**Requirement**
Copy each line of the records that holds the string "DevBuf".

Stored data
▼▼▼

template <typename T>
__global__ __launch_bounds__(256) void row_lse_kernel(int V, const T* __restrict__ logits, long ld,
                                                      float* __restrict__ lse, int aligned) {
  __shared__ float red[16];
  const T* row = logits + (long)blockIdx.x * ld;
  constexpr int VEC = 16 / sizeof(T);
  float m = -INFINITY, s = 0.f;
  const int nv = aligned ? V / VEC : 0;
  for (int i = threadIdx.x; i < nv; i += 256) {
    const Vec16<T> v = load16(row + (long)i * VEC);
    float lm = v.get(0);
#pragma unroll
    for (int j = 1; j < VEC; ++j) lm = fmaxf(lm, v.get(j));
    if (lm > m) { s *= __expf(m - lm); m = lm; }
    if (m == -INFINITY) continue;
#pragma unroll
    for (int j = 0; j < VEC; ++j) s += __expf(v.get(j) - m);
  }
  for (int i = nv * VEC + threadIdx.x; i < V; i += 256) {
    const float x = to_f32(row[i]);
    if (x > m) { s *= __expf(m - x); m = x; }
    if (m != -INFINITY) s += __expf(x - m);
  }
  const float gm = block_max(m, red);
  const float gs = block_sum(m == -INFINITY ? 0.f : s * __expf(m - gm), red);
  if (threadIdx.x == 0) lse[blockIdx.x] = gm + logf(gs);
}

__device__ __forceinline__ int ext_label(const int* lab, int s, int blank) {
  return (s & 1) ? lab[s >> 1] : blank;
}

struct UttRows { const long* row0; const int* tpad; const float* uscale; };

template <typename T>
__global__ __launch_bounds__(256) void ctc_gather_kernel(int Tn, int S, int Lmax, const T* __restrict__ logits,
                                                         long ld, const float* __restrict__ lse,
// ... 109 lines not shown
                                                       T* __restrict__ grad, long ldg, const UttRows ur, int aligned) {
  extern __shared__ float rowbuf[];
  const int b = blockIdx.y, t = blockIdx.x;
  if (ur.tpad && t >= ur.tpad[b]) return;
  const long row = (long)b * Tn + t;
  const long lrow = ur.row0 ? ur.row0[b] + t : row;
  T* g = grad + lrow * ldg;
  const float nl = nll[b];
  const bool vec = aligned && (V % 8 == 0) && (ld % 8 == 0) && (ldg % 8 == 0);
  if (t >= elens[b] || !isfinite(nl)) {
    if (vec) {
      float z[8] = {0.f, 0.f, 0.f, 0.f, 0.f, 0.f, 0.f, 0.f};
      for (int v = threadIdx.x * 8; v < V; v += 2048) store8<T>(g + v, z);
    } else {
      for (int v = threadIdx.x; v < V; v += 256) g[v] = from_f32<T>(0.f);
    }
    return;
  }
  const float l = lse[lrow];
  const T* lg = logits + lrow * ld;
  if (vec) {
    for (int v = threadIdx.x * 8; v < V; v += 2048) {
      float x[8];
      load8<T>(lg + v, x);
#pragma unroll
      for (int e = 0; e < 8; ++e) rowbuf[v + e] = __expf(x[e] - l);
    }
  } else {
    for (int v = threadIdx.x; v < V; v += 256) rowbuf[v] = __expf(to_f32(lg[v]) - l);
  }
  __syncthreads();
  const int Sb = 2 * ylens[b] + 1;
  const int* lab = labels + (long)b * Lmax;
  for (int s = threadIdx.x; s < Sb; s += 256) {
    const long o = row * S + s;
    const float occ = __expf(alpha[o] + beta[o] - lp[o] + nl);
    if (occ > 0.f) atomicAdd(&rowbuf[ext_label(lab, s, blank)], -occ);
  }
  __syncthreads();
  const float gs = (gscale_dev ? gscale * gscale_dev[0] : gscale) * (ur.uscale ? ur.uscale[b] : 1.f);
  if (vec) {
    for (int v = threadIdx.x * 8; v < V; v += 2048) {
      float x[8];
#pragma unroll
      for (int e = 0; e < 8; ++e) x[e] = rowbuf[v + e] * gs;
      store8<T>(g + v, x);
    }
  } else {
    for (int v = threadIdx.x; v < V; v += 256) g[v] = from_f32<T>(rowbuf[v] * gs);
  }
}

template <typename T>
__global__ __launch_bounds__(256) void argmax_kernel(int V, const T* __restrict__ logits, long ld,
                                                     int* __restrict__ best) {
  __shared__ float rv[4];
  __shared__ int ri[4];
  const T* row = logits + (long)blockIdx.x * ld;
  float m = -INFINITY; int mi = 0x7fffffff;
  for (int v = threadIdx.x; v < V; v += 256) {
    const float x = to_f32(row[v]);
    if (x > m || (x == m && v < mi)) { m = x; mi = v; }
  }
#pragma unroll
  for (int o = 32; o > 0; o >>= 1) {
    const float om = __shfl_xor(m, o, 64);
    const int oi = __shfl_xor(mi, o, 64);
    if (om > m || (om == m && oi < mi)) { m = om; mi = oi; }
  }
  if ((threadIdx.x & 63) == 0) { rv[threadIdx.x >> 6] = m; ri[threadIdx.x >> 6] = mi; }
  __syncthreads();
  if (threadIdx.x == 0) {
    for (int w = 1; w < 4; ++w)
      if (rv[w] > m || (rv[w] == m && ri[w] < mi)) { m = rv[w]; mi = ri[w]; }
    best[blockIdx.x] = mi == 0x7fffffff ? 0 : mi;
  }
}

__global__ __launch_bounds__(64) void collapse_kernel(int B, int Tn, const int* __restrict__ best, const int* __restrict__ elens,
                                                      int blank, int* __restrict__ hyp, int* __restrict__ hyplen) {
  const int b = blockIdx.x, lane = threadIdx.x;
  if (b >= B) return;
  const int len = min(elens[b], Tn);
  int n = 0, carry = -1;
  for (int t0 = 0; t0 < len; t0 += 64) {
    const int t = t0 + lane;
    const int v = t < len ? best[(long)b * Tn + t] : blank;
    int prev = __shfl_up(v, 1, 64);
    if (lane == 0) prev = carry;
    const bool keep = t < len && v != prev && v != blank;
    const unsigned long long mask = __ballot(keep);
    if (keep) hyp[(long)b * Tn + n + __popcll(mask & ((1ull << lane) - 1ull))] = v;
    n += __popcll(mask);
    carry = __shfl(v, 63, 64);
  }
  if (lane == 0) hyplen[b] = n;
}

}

▲▲▲
▼▼▼

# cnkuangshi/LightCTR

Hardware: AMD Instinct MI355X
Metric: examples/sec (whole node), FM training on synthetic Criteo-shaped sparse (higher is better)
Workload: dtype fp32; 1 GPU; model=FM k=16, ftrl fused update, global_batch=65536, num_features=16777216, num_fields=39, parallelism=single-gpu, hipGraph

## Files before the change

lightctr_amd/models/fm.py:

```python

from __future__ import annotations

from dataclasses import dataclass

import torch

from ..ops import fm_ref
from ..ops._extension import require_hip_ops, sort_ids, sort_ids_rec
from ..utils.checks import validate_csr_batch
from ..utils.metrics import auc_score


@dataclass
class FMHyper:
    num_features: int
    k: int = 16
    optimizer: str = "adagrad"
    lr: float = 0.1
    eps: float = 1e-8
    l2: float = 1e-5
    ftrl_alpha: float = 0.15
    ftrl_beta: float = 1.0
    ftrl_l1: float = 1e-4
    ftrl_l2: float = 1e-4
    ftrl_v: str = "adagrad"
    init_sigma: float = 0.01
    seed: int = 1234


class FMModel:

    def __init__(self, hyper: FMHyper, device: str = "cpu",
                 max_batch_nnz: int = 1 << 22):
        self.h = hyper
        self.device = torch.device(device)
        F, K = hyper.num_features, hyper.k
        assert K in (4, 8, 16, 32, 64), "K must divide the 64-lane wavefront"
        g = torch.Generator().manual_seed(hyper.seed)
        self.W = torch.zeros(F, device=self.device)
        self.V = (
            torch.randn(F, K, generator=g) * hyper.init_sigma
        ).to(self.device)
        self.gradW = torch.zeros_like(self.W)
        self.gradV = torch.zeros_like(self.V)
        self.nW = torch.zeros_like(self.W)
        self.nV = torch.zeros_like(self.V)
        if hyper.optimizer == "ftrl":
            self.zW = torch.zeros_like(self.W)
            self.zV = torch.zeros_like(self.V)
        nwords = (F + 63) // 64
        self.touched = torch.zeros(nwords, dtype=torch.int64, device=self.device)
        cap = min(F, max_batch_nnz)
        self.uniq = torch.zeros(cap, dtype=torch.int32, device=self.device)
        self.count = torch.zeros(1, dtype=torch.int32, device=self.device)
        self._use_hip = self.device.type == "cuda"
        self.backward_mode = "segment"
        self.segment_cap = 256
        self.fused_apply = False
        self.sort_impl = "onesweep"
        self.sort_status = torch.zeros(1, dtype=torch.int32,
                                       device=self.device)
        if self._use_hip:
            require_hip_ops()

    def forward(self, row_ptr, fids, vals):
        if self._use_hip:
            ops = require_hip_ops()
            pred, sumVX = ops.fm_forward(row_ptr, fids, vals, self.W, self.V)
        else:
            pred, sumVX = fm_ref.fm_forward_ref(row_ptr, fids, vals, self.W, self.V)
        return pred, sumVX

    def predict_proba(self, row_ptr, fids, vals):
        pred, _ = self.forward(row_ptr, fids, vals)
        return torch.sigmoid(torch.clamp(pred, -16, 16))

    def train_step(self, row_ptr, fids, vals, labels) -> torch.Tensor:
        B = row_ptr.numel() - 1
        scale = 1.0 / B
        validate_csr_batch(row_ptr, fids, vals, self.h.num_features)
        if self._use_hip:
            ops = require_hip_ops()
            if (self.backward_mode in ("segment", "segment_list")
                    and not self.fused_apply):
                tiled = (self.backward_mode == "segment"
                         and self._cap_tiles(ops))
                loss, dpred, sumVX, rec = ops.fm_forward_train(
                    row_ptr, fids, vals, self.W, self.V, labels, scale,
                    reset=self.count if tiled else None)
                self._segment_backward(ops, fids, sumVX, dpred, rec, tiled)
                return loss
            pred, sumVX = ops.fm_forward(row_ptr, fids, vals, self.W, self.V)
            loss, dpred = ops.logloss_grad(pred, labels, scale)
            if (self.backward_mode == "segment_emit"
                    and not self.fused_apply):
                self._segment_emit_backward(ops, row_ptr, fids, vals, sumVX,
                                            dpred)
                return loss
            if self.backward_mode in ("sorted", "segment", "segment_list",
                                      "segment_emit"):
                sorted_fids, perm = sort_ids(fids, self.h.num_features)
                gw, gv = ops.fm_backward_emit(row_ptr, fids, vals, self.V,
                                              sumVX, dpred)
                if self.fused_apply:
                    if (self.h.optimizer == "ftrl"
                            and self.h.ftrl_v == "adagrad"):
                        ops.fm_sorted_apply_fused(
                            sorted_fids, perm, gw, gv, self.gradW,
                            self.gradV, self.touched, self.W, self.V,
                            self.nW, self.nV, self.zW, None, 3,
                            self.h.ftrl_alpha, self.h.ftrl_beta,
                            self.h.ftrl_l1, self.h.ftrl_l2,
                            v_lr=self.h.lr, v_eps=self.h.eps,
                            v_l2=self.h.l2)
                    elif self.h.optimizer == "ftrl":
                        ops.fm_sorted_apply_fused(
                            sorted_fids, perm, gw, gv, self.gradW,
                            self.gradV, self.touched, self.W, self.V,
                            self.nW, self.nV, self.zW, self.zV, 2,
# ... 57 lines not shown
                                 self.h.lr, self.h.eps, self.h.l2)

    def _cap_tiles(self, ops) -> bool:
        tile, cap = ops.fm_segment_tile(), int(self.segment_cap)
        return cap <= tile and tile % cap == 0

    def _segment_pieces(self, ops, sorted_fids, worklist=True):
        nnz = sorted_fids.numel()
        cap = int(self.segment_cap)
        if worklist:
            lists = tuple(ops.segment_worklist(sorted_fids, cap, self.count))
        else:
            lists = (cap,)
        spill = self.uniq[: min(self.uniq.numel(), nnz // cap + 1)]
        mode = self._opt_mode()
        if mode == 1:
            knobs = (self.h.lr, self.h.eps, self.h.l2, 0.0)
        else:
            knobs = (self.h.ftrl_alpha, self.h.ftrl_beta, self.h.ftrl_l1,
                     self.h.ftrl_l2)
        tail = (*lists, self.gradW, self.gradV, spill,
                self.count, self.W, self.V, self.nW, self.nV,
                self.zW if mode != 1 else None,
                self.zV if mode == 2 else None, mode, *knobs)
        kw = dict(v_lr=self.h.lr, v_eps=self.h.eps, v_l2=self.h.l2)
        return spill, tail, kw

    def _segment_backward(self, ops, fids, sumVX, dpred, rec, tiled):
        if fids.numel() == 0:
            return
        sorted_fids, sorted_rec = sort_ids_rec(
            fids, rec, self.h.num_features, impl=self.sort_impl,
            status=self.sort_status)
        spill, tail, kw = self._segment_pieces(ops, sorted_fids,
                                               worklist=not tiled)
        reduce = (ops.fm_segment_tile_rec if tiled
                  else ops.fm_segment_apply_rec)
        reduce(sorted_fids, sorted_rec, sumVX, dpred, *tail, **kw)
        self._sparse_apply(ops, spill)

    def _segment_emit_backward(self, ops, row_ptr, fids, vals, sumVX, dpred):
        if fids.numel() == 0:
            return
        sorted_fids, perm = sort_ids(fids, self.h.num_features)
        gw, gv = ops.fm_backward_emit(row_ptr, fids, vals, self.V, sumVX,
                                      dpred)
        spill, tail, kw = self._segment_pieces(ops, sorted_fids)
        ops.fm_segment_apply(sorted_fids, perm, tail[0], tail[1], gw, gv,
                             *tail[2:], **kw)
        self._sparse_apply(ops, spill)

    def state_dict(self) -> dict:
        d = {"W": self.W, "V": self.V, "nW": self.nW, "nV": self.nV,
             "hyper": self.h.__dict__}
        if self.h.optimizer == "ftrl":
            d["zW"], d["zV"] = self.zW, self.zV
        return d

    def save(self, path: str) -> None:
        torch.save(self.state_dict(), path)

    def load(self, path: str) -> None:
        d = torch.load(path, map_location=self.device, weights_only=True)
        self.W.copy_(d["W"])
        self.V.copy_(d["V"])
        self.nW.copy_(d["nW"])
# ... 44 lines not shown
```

▲▲▲
▼▼▼

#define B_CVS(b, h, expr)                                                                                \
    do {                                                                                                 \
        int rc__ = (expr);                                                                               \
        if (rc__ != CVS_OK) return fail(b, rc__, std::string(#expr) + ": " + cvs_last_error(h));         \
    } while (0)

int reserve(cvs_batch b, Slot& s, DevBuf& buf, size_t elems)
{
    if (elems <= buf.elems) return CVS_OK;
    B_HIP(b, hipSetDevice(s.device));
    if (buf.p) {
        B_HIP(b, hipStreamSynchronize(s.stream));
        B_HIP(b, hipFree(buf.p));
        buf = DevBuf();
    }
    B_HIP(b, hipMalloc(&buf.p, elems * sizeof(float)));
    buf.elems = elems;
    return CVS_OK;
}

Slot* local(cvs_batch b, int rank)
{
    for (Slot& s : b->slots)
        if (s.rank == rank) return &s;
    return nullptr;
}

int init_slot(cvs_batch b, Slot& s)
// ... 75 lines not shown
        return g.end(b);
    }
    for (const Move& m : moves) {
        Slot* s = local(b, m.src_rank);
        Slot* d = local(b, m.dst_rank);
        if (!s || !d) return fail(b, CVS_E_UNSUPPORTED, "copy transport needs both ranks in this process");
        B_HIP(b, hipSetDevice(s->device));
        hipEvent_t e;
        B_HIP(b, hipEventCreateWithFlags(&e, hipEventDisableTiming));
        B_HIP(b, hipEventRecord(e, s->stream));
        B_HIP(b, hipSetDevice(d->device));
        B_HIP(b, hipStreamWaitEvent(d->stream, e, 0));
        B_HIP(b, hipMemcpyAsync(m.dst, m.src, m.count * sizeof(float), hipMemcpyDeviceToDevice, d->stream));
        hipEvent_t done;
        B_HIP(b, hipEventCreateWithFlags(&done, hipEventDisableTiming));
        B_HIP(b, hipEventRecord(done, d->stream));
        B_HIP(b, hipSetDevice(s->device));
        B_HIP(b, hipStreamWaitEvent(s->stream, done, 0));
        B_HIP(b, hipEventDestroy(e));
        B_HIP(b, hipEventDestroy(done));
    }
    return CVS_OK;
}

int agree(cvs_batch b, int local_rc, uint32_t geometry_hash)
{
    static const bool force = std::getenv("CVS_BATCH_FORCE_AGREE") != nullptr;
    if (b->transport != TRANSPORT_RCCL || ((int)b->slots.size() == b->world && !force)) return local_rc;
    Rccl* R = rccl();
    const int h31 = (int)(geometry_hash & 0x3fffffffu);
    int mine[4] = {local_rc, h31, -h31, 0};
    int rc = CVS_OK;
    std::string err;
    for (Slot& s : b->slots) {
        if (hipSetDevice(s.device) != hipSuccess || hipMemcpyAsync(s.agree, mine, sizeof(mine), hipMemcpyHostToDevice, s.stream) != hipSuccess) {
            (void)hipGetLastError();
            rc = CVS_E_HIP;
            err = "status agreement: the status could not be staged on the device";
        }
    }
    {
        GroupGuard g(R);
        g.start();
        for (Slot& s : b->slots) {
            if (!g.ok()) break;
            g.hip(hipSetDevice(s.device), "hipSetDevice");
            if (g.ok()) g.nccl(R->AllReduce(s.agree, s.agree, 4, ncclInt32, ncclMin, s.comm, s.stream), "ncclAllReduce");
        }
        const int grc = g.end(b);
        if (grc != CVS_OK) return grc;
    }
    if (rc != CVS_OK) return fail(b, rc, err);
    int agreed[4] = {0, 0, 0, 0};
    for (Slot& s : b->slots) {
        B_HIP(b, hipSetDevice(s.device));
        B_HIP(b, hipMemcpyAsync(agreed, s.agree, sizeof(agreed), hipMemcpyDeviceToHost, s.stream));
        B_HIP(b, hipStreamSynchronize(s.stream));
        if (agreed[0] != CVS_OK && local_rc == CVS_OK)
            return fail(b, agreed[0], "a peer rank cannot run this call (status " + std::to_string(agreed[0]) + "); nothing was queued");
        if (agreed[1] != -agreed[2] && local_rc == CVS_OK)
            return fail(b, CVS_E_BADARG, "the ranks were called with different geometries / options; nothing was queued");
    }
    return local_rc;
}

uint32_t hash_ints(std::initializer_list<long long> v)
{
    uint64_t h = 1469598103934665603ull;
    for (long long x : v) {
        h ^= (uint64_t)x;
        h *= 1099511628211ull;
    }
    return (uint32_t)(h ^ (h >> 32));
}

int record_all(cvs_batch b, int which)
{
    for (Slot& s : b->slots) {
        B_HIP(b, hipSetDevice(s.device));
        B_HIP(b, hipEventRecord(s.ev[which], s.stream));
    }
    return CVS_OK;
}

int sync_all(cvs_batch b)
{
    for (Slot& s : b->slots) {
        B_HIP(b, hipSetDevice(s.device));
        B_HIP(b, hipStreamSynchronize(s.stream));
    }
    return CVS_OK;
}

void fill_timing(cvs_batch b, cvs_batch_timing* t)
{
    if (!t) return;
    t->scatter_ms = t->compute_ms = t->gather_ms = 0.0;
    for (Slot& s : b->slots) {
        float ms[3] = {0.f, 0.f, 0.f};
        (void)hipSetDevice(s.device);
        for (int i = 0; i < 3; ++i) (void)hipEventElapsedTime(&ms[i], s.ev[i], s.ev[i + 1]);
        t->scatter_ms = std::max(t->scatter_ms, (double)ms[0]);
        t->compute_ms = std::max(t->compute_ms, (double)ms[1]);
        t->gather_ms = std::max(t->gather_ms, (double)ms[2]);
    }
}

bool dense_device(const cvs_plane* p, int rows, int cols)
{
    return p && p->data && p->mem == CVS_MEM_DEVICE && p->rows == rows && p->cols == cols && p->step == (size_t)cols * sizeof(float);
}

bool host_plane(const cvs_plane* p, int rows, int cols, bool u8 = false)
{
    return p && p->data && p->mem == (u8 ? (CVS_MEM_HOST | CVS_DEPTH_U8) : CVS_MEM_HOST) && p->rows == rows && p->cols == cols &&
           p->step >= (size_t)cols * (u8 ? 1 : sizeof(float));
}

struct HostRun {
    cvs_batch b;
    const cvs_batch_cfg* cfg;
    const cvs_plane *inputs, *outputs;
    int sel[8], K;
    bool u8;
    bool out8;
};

▲▲▲

**Output of the task**
int reserve(cvs_batch b, Slot& s, DevBuf& buf, size_t elems)
        buf = DevBuf();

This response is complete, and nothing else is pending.